Supplied data Block Start

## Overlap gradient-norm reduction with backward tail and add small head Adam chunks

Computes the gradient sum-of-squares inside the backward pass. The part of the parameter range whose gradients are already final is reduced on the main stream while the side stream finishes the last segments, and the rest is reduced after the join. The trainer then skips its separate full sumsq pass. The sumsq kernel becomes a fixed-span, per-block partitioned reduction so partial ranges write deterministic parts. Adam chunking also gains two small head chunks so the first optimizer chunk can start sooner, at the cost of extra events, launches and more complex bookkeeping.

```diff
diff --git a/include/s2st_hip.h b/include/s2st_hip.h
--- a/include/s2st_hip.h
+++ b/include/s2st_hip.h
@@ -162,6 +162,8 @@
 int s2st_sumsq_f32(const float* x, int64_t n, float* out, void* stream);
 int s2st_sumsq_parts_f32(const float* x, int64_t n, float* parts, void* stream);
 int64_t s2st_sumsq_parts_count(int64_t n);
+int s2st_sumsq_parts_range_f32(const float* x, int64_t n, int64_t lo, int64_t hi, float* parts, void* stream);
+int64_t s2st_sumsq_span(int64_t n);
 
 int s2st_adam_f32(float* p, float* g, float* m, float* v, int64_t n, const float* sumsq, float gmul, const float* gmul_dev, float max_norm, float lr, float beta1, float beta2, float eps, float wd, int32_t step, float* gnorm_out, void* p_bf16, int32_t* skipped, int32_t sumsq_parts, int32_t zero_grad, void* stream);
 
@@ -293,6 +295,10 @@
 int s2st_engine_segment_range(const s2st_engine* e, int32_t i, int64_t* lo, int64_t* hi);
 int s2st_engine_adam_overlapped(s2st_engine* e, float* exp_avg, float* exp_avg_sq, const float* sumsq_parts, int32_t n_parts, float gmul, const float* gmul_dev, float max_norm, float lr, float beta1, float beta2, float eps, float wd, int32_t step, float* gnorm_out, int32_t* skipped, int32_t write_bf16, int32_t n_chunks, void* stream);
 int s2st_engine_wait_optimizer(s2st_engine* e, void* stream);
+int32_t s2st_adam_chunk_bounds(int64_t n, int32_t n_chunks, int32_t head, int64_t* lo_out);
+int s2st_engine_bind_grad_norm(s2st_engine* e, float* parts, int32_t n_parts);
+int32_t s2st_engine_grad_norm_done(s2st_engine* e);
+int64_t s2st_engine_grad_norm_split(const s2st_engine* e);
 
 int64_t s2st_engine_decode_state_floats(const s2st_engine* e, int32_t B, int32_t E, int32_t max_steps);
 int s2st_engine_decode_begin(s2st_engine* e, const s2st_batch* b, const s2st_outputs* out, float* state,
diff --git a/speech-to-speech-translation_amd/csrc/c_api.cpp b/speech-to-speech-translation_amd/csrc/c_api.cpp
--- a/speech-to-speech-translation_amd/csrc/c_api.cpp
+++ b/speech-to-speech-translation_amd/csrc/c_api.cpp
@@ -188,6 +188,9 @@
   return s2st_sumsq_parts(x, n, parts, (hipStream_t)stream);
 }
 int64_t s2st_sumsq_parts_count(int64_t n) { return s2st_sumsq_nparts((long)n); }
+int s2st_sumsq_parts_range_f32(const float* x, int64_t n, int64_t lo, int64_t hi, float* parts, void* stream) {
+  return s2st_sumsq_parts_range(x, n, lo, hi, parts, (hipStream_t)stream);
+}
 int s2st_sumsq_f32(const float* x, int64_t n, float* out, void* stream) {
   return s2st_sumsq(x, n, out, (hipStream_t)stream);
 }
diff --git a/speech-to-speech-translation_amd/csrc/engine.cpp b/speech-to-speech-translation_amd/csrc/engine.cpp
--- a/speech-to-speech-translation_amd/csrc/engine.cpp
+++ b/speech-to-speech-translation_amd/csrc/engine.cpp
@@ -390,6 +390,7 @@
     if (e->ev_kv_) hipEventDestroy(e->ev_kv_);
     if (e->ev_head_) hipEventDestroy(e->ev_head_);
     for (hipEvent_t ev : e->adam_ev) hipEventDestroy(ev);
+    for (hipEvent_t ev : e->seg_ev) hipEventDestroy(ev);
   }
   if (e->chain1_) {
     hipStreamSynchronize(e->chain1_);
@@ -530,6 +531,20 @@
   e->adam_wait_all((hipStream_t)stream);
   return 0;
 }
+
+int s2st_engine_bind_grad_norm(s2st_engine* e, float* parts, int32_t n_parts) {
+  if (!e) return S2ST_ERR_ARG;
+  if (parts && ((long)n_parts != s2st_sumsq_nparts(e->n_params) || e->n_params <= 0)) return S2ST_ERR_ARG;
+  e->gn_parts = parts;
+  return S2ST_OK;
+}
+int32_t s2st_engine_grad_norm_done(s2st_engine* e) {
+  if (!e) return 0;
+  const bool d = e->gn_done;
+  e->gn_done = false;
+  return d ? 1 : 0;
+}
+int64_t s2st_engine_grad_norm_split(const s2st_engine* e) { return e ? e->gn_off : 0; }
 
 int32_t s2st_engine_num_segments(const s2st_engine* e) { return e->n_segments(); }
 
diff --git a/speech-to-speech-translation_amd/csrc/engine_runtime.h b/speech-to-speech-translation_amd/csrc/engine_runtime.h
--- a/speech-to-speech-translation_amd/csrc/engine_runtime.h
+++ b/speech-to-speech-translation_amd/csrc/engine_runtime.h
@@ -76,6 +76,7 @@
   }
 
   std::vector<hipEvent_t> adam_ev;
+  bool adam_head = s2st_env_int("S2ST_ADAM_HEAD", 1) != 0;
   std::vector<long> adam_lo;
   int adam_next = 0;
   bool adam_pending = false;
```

Supplied data Block End
Supplied data Block Start

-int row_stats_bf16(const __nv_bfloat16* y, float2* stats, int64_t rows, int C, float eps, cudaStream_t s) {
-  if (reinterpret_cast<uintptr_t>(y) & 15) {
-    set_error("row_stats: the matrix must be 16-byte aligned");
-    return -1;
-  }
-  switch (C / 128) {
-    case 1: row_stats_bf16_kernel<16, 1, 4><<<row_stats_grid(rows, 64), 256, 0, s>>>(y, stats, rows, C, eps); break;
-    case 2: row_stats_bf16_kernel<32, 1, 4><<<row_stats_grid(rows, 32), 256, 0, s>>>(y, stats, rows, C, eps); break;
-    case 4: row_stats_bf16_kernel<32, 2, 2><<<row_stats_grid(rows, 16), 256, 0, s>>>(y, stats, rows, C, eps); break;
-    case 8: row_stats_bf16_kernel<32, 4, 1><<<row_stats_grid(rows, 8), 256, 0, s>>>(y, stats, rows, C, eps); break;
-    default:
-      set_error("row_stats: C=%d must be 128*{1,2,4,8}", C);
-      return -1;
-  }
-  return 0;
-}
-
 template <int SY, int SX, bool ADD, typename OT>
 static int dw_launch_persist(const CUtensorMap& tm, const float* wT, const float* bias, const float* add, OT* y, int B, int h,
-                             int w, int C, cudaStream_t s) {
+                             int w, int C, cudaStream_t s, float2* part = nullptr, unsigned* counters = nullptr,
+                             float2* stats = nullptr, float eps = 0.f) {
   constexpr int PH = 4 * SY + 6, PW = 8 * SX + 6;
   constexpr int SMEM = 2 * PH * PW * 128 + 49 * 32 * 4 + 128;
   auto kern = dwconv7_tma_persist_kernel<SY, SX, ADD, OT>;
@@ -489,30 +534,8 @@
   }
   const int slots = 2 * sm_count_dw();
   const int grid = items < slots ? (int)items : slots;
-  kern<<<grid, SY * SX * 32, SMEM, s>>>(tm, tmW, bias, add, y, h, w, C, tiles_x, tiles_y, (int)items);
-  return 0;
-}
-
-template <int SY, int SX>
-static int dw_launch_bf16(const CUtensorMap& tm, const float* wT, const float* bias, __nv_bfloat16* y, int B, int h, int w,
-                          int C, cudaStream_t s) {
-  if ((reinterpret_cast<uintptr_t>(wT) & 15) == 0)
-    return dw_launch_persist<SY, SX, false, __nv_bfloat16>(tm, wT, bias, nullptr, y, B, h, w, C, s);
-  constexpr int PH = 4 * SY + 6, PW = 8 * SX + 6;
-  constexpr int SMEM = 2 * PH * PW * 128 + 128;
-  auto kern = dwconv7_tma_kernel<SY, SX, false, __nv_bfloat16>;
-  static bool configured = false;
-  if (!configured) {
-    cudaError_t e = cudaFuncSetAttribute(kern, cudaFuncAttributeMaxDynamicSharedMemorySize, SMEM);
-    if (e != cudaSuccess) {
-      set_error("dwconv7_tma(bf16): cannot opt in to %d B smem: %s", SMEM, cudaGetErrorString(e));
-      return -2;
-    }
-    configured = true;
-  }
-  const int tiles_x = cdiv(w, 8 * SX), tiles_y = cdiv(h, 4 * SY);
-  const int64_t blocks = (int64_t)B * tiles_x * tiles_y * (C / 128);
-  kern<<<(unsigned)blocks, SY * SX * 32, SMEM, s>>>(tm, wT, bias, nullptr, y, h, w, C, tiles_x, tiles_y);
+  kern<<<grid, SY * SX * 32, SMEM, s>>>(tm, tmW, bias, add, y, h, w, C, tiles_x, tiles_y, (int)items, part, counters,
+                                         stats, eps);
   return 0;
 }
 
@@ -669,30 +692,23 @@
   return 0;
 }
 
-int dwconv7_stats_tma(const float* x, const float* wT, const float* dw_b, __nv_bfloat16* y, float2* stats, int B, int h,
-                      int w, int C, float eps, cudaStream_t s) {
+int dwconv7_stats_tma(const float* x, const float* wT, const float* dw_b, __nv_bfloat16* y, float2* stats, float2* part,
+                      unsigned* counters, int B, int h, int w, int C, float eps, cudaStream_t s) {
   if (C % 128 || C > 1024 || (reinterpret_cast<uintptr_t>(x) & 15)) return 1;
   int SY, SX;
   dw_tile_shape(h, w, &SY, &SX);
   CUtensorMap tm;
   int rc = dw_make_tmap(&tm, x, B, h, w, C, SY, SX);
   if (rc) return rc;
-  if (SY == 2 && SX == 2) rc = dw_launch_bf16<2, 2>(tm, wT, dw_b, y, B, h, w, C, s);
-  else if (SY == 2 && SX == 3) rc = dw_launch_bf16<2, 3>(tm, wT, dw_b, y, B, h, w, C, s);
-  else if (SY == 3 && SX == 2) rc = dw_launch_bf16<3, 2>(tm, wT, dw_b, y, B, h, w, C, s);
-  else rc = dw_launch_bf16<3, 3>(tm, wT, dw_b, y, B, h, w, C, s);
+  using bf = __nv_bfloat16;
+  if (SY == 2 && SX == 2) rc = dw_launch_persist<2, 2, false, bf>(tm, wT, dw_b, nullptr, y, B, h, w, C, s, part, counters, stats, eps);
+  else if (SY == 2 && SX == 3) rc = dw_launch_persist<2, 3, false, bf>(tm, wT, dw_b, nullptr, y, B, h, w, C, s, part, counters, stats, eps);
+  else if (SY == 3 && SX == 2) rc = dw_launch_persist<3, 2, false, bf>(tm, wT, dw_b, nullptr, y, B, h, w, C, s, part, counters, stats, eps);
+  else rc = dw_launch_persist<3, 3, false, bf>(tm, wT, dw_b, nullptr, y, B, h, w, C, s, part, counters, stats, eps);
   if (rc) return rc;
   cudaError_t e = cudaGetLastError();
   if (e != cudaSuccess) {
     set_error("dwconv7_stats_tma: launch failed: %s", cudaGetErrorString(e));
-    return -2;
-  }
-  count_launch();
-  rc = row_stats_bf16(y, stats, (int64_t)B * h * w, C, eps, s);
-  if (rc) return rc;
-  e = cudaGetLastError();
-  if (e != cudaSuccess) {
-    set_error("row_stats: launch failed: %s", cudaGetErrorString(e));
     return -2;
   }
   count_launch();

Supplied data Block End
Supplied data Block Start

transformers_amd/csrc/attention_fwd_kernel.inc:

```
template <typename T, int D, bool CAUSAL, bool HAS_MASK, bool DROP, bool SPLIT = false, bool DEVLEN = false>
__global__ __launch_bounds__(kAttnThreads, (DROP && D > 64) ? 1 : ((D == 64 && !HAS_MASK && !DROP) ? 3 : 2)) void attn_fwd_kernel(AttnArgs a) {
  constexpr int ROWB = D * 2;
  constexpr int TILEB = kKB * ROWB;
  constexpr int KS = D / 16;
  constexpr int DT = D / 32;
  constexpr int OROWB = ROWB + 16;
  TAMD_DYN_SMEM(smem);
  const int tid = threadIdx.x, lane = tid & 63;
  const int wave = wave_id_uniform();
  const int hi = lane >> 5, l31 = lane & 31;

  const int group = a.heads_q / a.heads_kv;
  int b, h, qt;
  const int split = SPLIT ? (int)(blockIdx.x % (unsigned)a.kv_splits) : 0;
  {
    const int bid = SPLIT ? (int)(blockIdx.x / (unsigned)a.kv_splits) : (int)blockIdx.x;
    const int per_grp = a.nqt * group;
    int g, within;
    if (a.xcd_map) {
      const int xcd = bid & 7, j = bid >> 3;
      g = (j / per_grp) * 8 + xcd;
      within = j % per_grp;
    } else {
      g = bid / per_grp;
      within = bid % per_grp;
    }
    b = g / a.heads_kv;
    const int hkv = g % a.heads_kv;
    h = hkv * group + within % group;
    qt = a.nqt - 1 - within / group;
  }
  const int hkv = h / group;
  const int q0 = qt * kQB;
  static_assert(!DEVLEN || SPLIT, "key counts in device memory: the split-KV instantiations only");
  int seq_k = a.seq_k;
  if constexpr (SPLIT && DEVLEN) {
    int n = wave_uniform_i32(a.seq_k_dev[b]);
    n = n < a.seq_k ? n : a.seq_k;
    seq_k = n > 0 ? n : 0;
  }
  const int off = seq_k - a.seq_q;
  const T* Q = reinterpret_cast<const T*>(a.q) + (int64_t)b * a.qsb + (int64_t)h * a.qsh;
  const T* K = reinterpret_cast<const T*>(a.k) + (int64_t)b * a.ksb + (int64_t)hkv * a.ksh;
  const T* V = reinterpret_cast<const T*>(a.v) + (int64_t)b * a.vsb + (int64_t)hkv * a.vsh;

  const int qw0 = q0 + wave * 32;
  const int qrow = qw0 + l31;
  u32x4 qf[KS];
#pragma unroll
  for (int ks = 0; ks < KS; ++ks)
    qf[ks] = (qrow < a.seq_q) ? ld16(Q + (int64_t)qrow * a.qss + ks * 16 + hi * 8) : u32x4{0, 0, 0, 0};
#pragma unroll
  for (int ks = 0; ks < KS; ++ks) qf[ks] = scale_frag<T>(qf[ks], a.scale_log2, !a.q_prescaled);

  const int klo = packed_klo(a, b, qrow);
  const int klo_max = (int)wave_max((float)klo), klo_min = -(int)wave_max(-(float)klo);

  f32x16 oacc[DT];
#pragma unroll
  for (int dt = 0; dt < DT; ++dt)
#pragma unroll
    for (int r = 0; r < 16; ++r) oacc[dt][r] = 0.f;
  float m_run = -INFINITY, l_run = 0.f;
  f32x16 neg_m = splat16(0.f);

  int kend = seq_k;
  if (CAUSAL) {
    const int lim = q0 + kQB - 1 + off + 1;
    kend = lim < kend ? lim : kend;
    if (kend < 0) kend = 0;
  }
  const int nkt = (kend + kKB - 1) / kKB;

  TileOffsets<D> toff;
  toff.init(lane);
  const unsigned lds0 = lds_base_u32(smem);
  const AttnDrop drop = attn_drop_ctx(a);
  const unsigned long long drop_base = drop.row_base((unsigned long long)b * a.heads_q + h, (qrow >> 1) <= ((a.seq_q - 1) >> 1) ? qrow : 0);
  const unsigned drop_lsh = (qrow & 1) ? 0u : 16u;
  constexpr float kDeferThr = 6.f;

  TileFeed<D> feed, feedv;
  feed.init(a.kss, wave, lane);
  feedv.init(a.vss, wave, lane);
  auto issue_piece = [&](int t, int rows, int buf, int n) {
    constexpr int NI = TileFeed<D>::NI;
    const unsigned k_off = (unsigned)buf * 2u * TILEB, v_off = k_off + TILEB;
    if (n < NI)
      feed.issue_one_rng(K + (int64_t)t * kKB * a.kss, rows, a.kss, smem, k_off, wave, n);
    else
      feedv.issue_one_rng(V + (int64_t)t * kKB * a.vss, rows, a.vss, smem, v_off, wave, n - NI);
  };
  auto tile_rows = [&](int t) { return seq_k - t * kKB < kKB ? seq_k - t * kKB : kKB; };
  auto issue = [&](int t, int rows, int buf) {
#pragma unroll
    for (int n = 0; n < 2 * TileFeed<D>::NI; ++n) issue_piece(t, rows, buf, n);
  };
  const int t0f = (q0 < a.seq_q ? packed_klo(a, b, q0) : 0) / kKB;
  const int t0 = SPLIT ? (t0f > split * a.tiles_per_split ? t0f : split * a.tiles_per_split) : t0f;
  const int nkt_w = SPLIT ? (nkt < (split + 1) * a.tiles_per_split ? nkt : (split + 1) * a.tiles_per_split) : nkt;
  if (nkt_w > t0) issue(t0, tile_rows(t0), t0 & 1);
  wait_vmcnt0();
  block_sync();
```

Supplied data Block End

▶ [Aim of the exercise]: Find each line above that contains "blockIdx", and copy those lines.

▶ [Solution to the exercise]:
  const int split = SPLIT ? (int)(blockIdx.x % (unsigned)a.kv_splits) : 0;
    const int bid = SPLIT ? (int)(blockIdx.x / (unsigned)a.kv_splits) : (int)blockIdx.x;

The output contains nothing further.